# Hello from Germany



## Abby07 (Mar 16, 2012)

Hello,

I`m from Germany, 29 years old and I`ve two own horses (two others in training) and two older dogs.

I`m most interested in (Natural) Horsemanship, worked some years with the Parelli Method (Level 4 with my former gelding) and now more concentrated on Brannaman, Cox, Martin Black... 

I`ll starting may mares with the bosal and try to train them good working skills (roping, ground tying, log dragging, and natural trail obstacles)
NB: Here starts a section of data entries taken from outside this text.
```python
SIGNATURES = {
    "sde_abi_version": (c_int, []),
    "sde_status_string": (c_char_p, [c_int]),
    "sde_cost_volume": (c_int, [c_void_p, c_void_p, c_int, c_int, c_int, c_int, c_int, c_int, c_float,
                                c_void_p, c_void_p, c_void_p]),
    "sde_wta": (c_int, [c_void_p, c_int, c_int, c_int, c_int, c_int, c_void_p, c_void_p]),
    "sde_cv_wta_workspace_bytes": (c_int64, [c_int, c_int]),
    "sde_cv_wta": (c_int, [c_void_p, c_void_p, c_int, c_int, c_int, c_int, c_int, c_void_p, c_void_p,
                           c_void_p, c_int, c_void_p, c_int64, c_void_p]),
    "sde_feature_split": (c_int, [c_void_p, c_int64, c_int, c_void_p, c_void_p, c_void_p, c_void_p]),
    "sde_cv_wta_split_workspace_bytes": (c_int64, [c_int, c_int]),
# ... 8 lines not shown
    "sde_tower_forward": (c_int, [c_void_p, c_int, c_int, c_void_p, c_int, c_int, c_void_p, c_void_p,
                                  c_int64, c_int, c_void_p, c_void_p, c_void_p, c_void_p]),
    "sde_tower_layer": (c_int, [c_void_p, c_int, c_int, c_void_p, c_int, c_int, c_int, c_void_p, c_int, c_void_p,
                                c_void_p, c_void_p, c_void_p]),
    "sde_tower_batch_workspace_bytes": (c_int64, [c_int, c_int, c_int, c_int, c_int]),
    "sde_tower_forward_batch": (c_int, [c_void_p, c_int, c_int, c_int, c_void_p, c_int, c_int, c_void_p, c_void_p,
                                        c_int64, c_int, c_void_p, c_void_p, c_void_p, c_void_p]),
    "sde_tower_layer_scaled": (c_int, [c_void_p, c_int, c_int, c_void_p, c_int, c_int, c_int, c_void_p, c_int,
                                       c_void_p, c_void_p, c_void_p, c_void_p, c_void_p, c_void_p]),
    "sde_tower_layer_batch": (c_int, [c_void_p, c_int, c_int64, c_int, c_int, c_void_p, c_int, c_int, c_int,
                                      c_void_p, c_int64, c_int, c_void_p, c_void_p, c_int, c_void_p]),
    "sde_absmax_f32": (c_int, [c_void_p, c_int64, c_void_p, c_void_p]),
    "sde_set_persistent_grid": (c_int, [c_int]),
    "sde_absmax_f32_batch": (c_int, [c_void_p, c_int, c_int64, c_void_p, c_int, c_void_p]),
    "sde_preprocess_u8_batch": (c_int, [c_void_p, c_int, c_int, c_int, c_int, c_void_p, c_void_p, c_void_p]),
    "sde_preprocess_u8": (c_int, [c_void_p, c_int, c_int, c_int, c_void_p, c_void_p, c_void_p]),
    "sde_preprocess_scratch_bytes": (c_int64, [c_int, c_int]),
    "sde_sgm_penalties": (c_int, [c_void_p, c_int, c_int, c_double, c_double, c_int64, c_double, c_void_p,
                                  c_void_p]),
    "sde_sgm_8path": (c_int, [c_void_p, c_void_p, c_int, c_int, c_int, c_void_p, c_void_p]),
    "sde_sgm_8path_pair": (c_int, [c_void_p] * 6 + [c_int, c_int, c_int, c_int, c_void_p]),
    "sde_sgm_8path_wta_pair": (c_int, [c_void_p] * 8 + [c_int, c_int, c_int, c_int, c_void_p]),
    "sde_sgm_direction": (c_int, [c_void_p, c_void_p, c_int, c_int, c_int, c_int, c_void_p, c_void_p]),
    "sde_cbca_arms": (c_int, [c_void_p, c_int64, c_int, c_int, c_int, ctypes.c_float, c_void_p, c_void_p]),
    "sde_cbca_workspace_bytes": (ctypes.c_size_t, [c_int, c_int]),
    "sde_cbca": (c_int, [c_void_p] * 4 + [c_int] * 6 + [c_void_p, ctypes.c_size_t, c_void_p]),
    "sde_cbca_pair": (c_int, [c_void_p] * 6 + [c_int] * 5 + [c_void_p, ctypes.c_size_t, c_void_p]),
    "sde_cbca_lr": (c_int, [c_void_p] * 5 + [c_int] * 5 + [c_void_p, ctypes.c_size_t, c_void_p]),
    "sde_cbca_reciprocals": (c_int, [c_void_p, c_int, c_void_p]),
    "sde_lr_check": (c_int, [c_void_p, c_void_p, c_int, c_int, c_void_p, c_void_p, c_void_p]),
# ... 45 lines not shown
```

scenedepthestimation_amd/csrc/cost_volume.hip:

```cpp
#include "sde_common.h"
#include "cv_cert.h"

#include <algorithm>

namespace sde {

constexpr int CV_TX = 64;
constexpr int CV_WAVES = 4;
constexpr int CV_DC = 64;
constexpr int CV_DW = CV_DC / CV_WAVES;
constexpr int CV_ROWS = CV_TX + CV_DC - 1;

enum { OUT_WTA = 0, OUT_DHW = 1, OUT_HWD = 2 };

constexpr int CV_RSTRIDE = 17;
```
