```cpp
static int plan_conv(const effdet_conv_t* p, ConvPlan& c, const float* a_gate = nullptr, int a_act = EFFDET_ACT_NONE) {
  ConvK& k = c.k;
  c.gate = 0;
  if (!p || !p->x || !p->w || !p->y) return EFFDET_EINVAL;
  if (p->nseg < 1 || p->nseg > EFFDET_MAX_CONV_SEG) return EFFDET_EINVAL;
  if (p->dtype != EFFDET_F32 && p->dtype != EFFDET_BF16 && p->dtype != EFFDET_F32_BF16X3 && p->dtype != EFFDET_F32_SPLIT && p->dtype != EFFDET_F32_HSPLIT) return EFFDET_EINVAL;
  const int ce = p->dtype == EFFDET_BF16 ? 8 : 4;
  if (p->Cin % ce || p->ldx % ce || p->KH < 1 || p->KW < 1 || p->stride < 1) return EFFDET_EUNSUPPORTED;
  if (p->res_mode != EFFDET_RES_NONE && !p->res) return EFFDET_EINVAL;
  const bool hfmt = p->dtype == EFFDET_F32_HSPLIT;
  const bool splitfmt = p->dtype == EFFDET_F32_SPLIT || hfmt;
  if (hfmt && (p->res_mode != EFFDET_RES_NONE || p->scale || p->bc_scale || p->rowscale || p->w_image_stride || (p->KH * p->KW * p->Cin) % 32)) return EFFDET_EUNSUPPORTED;
  if (splitfmt) {
    if (p->Cin % 32 || p->ldx % 32 || p->z) return EFFDET_EUNSUPPORTED;
    if (p->out_f32 ? (p->res_mode != EFFDET_RES_NONE && p->res_mode != EFFDET_RES_ADD)
                   : (p->Cout % 32 || p->ldy % 32 || (p->res_mode != EFFDET_RES_NONE && p->res_mode != EFFDET_RES_RELU_MASK))) return EFFDET_EUNSUPPORTED;
    for (int s = 0; s < p->nseg; ++s) {
      if (p->seg[s].in_off % 32 || p->seg[s].in_bstride % 32) return EFFDET_EUNSUPPORTED;
      if (!p->out_f32 && (p->seg[s].out_off % 32 || p->seg[s].out_bstride % 32)) return EFFDET_EUNSUPPORTED;
    }
  } else if (p->out_f32 && (p->z || p->res_mode != EFFDET_RES_NONE)) return EFFDET_EUNSUPPORTED;
  if (p->y_split) {
    if ((p->dtype != EFFDET_F32 && !hfmt) || p->out_f32 || p->res_mode != EFFDET_RES_NONE || p->Cout % 32 || p->ldy % 32) return EFFDET_EUNSUPPORTED;
    for (int s = 0; s < p->nseg; ++s)
      if (p->seg[s].out_off % 32 || p->seg[s].out_bstride % 32) return EFFDET_EUNSUPPORTED;
  }
  k.x = p->x; k.w = p->w; k.y = p->y; k.z = p->z; k.res = p->res; k.ysplit = p->y_split; k.range_flag = hfmt ? p->range_flag : nullptr;
  k.scale = p->scale; k.shift = p->shift; k.rowscale = p->rowscale;
  k.bc_scale = p->bc_scale; k.bc_shift = p->bc_shift;
  if ((p->bc_scale != nullptr) != (p->bc_shift != nullptr)) return EFFDET_EINVAL;
  k.Cin = p->Cin; k.Cout = p->Cout; k.KW = p->KW; k.stride = p->stride; k.pad_t = p->pad_t; k.pad_l = p->pad_l;
  k.ldx = p->ldx; k.ldy = p->ldy;
  k.cpt = p->Cin / ce; k.Kc = p->KH * p->KW * k.cpt;
  k.act = p->act; k.res_mode = p->res_mode; k.out_f32 = p->out_f32; k.kord = g_tuning[EFFDET_TUNE_IGEMM_KORD];
  k.out_split = (splitfmt && !p->out_f32) ? 1 : 0;
  if (splitfmt) {
    if (g_tuning[EFFDET_TUNE_SPLIT_KORD] < 0) g_tuning[EFFDET_TUNE_SPLIT_KORD] = getenv("EFFDET_SPLIT_KORD") ? atoi(getenv("EFFDET_SPLIT_KORD")) : 1;
    const int kv = g_tuning[EFFDET_TUNE_SPLIT_KORD];
    k.kord = ((kv == 1 || (kv == 2 && p->Cout <= 64)) && k.cpt % 8 == 0) ? 1 : 0;
  }
  k.nseg = p->nseg;
  k.w_img_bytes = p->w_image_stride;
  k.live = nullptr; k.live_tile0 = 0;
  k.needed = nullptr; k.needed_tile0 = 0;
  k.uflags32 = nullptr; k.units = nullptr; k.ucounts = nullptr; k.g_in_off = 0; k.g_x_bytes = 0;
  k.a_gate = a_gate;
  k.slab = 0; k.xld = BM * 8;
  if (a_gate) {
    if (a_act != EFFDET_ACT_NONE && a_act != EFFDET_ACT_SWISH) return EFFDET_EINVAL;
    if (p->dtype != EFFDET_F32 || p->KH != 1 || p->KW != 1 || p->stride != 1 || p->pad_t || p->pad_l || p->nseg != 1 || p->w_image_stride ||
        p->seg[0].H != p->seg[0].Ho || p->seg[0].W != p->seg[0].Wo || (p->seg[0].Ho * p->seg[0].Wo) % BM || ((size_t)a_gate & 3)) return EFFDET_EUNSUPPORTED;
  }
  if (p->w_image_stride) {
    if (p->w_image_stride < 0 || (p->w_image_stride & 15) || p->nseg != 1 || splitfmt || (p->seg[0].Ho * p->seg[0].Wo) % BM) return EFFDET_EUNSUPPORTED;
  }
  int tiles = 0;
  bool per_seg = false;
  bool vec = (p->ldy % 4 == 0) && (p->Cout % 4 == 0);
  for (int s = 0; s < p->nseg; ++s) {
    const effdet_seg_t& g = p->seg[s];
    SegD& d = k.seg[s];
    d.H = g.H; d.W = g.W; d.Ho = g.Ho; d.Wo = g.Wo;
    d.M = p->B * g.Ho * g.Wo;
    d.tile_start = tiles;
    d.in_off = g.in_off; d.in_bs = g.in_bstride; d.out_off = g.out_off; d.out_bs = g.out_bstride;
    d.w_off = p->seg_w[s] ? (long long)((const char*)p->seg_w[s] - (const char*)p->w) : 0ll;
    d.sh_off = p->seg_shift[s] ? (long long)(p->seg_shift[s] - p->shift) : 0ll;
    if (p->seg_w[s] || p->seg_shift[s]) per_seg = true;
    if ((p->seg_shift[s] && !p->shift) || (d.w_off & 15)) return EFFDET_EINVAL;
    if (d.M <= 0) return EFFDET_EINVAL;
    if (g.in_off % ce || g.in_bstride % ce) return EFFDET_EUNSUPPORTED;
    if (g.out_off % 4 || g.out_bstride % 4) vec = false;
    tiles += (d.M + BM - 1) / BM;
  }
  for (int s = p->nseg; s < EFFDET_MAX_CONV_SEG; ++s) { k.seg[s] = k.seg[0]; k.seg[s].tile_start = 0x7fffffff; }
  k.mtiles = tiles; k.vec_ok = vec ? 1 : 0;
  if (per_seg && (p->w_image_stride || p->scale)) return EFFDET_EUNSUPPORTED;
  const long long es = p->dtype == EFFDET_BF16 ? 2 : 4;
  for (int s = 0; s < p->nseg; ++s) {
    const effdet_seg_t& g = p->seg[s];
    const long long e = ((long long)(p->B - 1) * g.in_bstride + ((long long)(g.H - 1) * g.W + (g.W - 1)) * p->ldx + p->Cin) * es;
    if (e >= 0xFFFF0000LL) return EFFDET_EUNSUPPORTED;
    k.seg[s].x_bytes = (unsigned)e;
  }
  const long long wb = (long long)p->Cout * k.Kc * 16;
  if (wb >= 0xFFFF0000LL) return EFFDET_EUNSUPPORTED;
  k.w_bytes = (unsigned)wb;
  if (hfmt) {
    k.scale = (const float*)((const char*)p->w + wb);
    return p->Cout > 64 ? use_igemm<float, 128, 2, 8, 3>(c, 30) : use_igemm<float, 64, 1, 4, 3>(c, 31);
  }
  long long mtot = 0;
  bool fits = true;
  for (int s = 0; s < p->nseg; ++s) {
    mtot += k.seg[s].M;
    if ((long long)k.seg[s].x_bytes + 2LL * ((long long)p->KH * p->seg[s].W + p->KW) * p->ldx * es >= 0x70000000LL) fits = false;
  }
  if (p->dtype == EFFDET_BF16 && !per_seg && !p->bc_scale && !p->w_image_stride && p->Cin % 64 == 0 && p->KH * p->KW <= 32 && p->Cout >= 128 && big_variant() != 0 && wb < 0x40000000LL &&
      fits && mtot >= g_tuning[EFFDET_TUNE_IGEMM_BIG_MIN_M]) {
    const int v = big_variant();
    if (v == 1) {
      const long long K = (long long)k.Kc * 8;
      if (p->Cout >= 192 && mtot >= 65536 && ((p->res_mode == EFFDET_RES_NONE && K >= 2304) || K >= 4608)) return use_big(c, 10 + 442);
    } else if (v == 442 || v == 242 || v == 243 || v == 423) {
      return use_big(c, 10 + ((p->Cout > 128 || v == 423) ? v : (v == 243 ? 4230 : 4220)));
    }
  }
  if (a_gate) {
    if (per_seg) return EFFDET_EUNSUPPORTED;
    k.kord = 0;
    const int gbt = k.Cout > 64 ? 0 : k.Cout > 32 ? 1 : k.Cout > 16 ? 2 : 3;
    return a_act == EFFDET_ACT_SWISH ? use_tile<float, 0, 2>(c, gbt) : use_tile<float, 0, 1>(c, gbt);
  }
  if (!per_seg && !p->w_image_stride && !p->y_split && pw_eligible(p)) return use_pw(c);
  const int bt = k.Cout > 64 ? 0 : k.Cout > 32 ? 1 : k.Cout > 16 ? 2 : 3;
  if (p->dtype == EFFDET_F32_BF16X3) {
    if (k.Kc % 8) return EFFDET_EUNSUPPORTED;
    k.kord = 0;
    return use_tile<float, 1>(c, bt);
  }
  if (p->dtype == EFFDET_F32_SPLIT) {
    if (g_tuning[EFFDET_TUNE_SPLIT_PERS] < 0) g_tuning[EFFDET_TUNE_SPLIT_PERS] = getenv("EFFDET_SPLIT_PERS") ? atoi(getenv("EFFDET_SPLIT_PERS")) : 2;
    if (g_tuning[EFFDET_TUNE_SPLIT_PERS] > 0 && !per_seg && !p->bc_scale && p->KH * p->KW <= 32 && p->Cout >= 192 && wb < 0x40000000LL) {
      const int pv = g_tuning[EFFDET_TUNE_SPLIT_PERS];
      const bool pick = pv == 1 || (pv == 2 && p->res_mode == EFFDET_RES_NONE) || (pv == 3 && p->res_mode != EFFDET_RES_NONE);
      if (pick && fits && mtot >= g_tuning[EFFDET_TUNE_IGEMM_BIG_MIN_M] && (long long)k.Kc * 4 >= 1152) return use_pers<4, 4, 2, 1>(c, 10000 + 442);
// ... 123 lines not shown
```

Ok enough about me... if anyone want to know more about me, just ask


----------



## DuffyDuck (Sep 27, 2011)

Hey welcome to the forum!

I also live in Germany (but I'm British) and live in NRW.

Where abouts are you?


----------



## Abby07 (Mar 16, 2012)

DuffyDuck said:


> Hey welcome to the forum!
> 
> I also live in Germany (but I'm British) and live in NRW.
> 
> Where abouts are you?


Cool 

I live in Saarland...

What horses do you have? And where in NRW do you live?


----------



## DuffyDuck (Sep 27, 2011)

Moenchengladbach!

I have a 182cm Westfale mare, Duffy  My dad has a Mecklenburger mare, Josie, who is around 164cm.

I have NO idea where Saarland is haha!

Are you English or German?


----------



## Abby07 (Mar 16, 2012)

DuffyDuck said:


> I have NO idea where Saarland is haha!


*lol*


I`m german 

It`s ca. 250 km almost straight south from Mönchengladbach...

Are you riding dressage with Duffy?


----------



## DuffyDuck (Sep 27, 2011)

Your English is very good 

My german is rubbish.. I can get by, but my grammar is awful lol!

Sort of, I bought her in June in VERY bad condition, so its taken me time to bring her on, get muscle and fat on her and now we're beginning our dressage


----------



## MysticL (Sep 5, 2011)

Welcome to the forum


----------



## Abby07 (Mar 16, 2012)

Thank you!

I`m watching a lot of DVDs (I`ve a really big collection of Horsemanship and riding DVDs) and reading books, bloggs etc. in english so I can improve it without any effort 

Would you show me some pictures from your mare? I`m always so curious :wink:


----------



## DuffyDuck (Sep 27, 2011)

I will put some up when I'm home.. as of yesterday I may have sold her though!


----------



## Abby07 (Mar 16, 2012)

Why? What happened?


----------



## DuffyDuck (Sep 27, 2011)

I have had her for sale since January for lots of reasons.. not because she is a bad horse though haha!

She's very big, and I'm.. not! And I might have to have an operation on my shoulder now, so I will have 2 months off minimum and she is a horse that needs daily work.. so its for the best, but only to the right home.. and think we found her one last night!


----------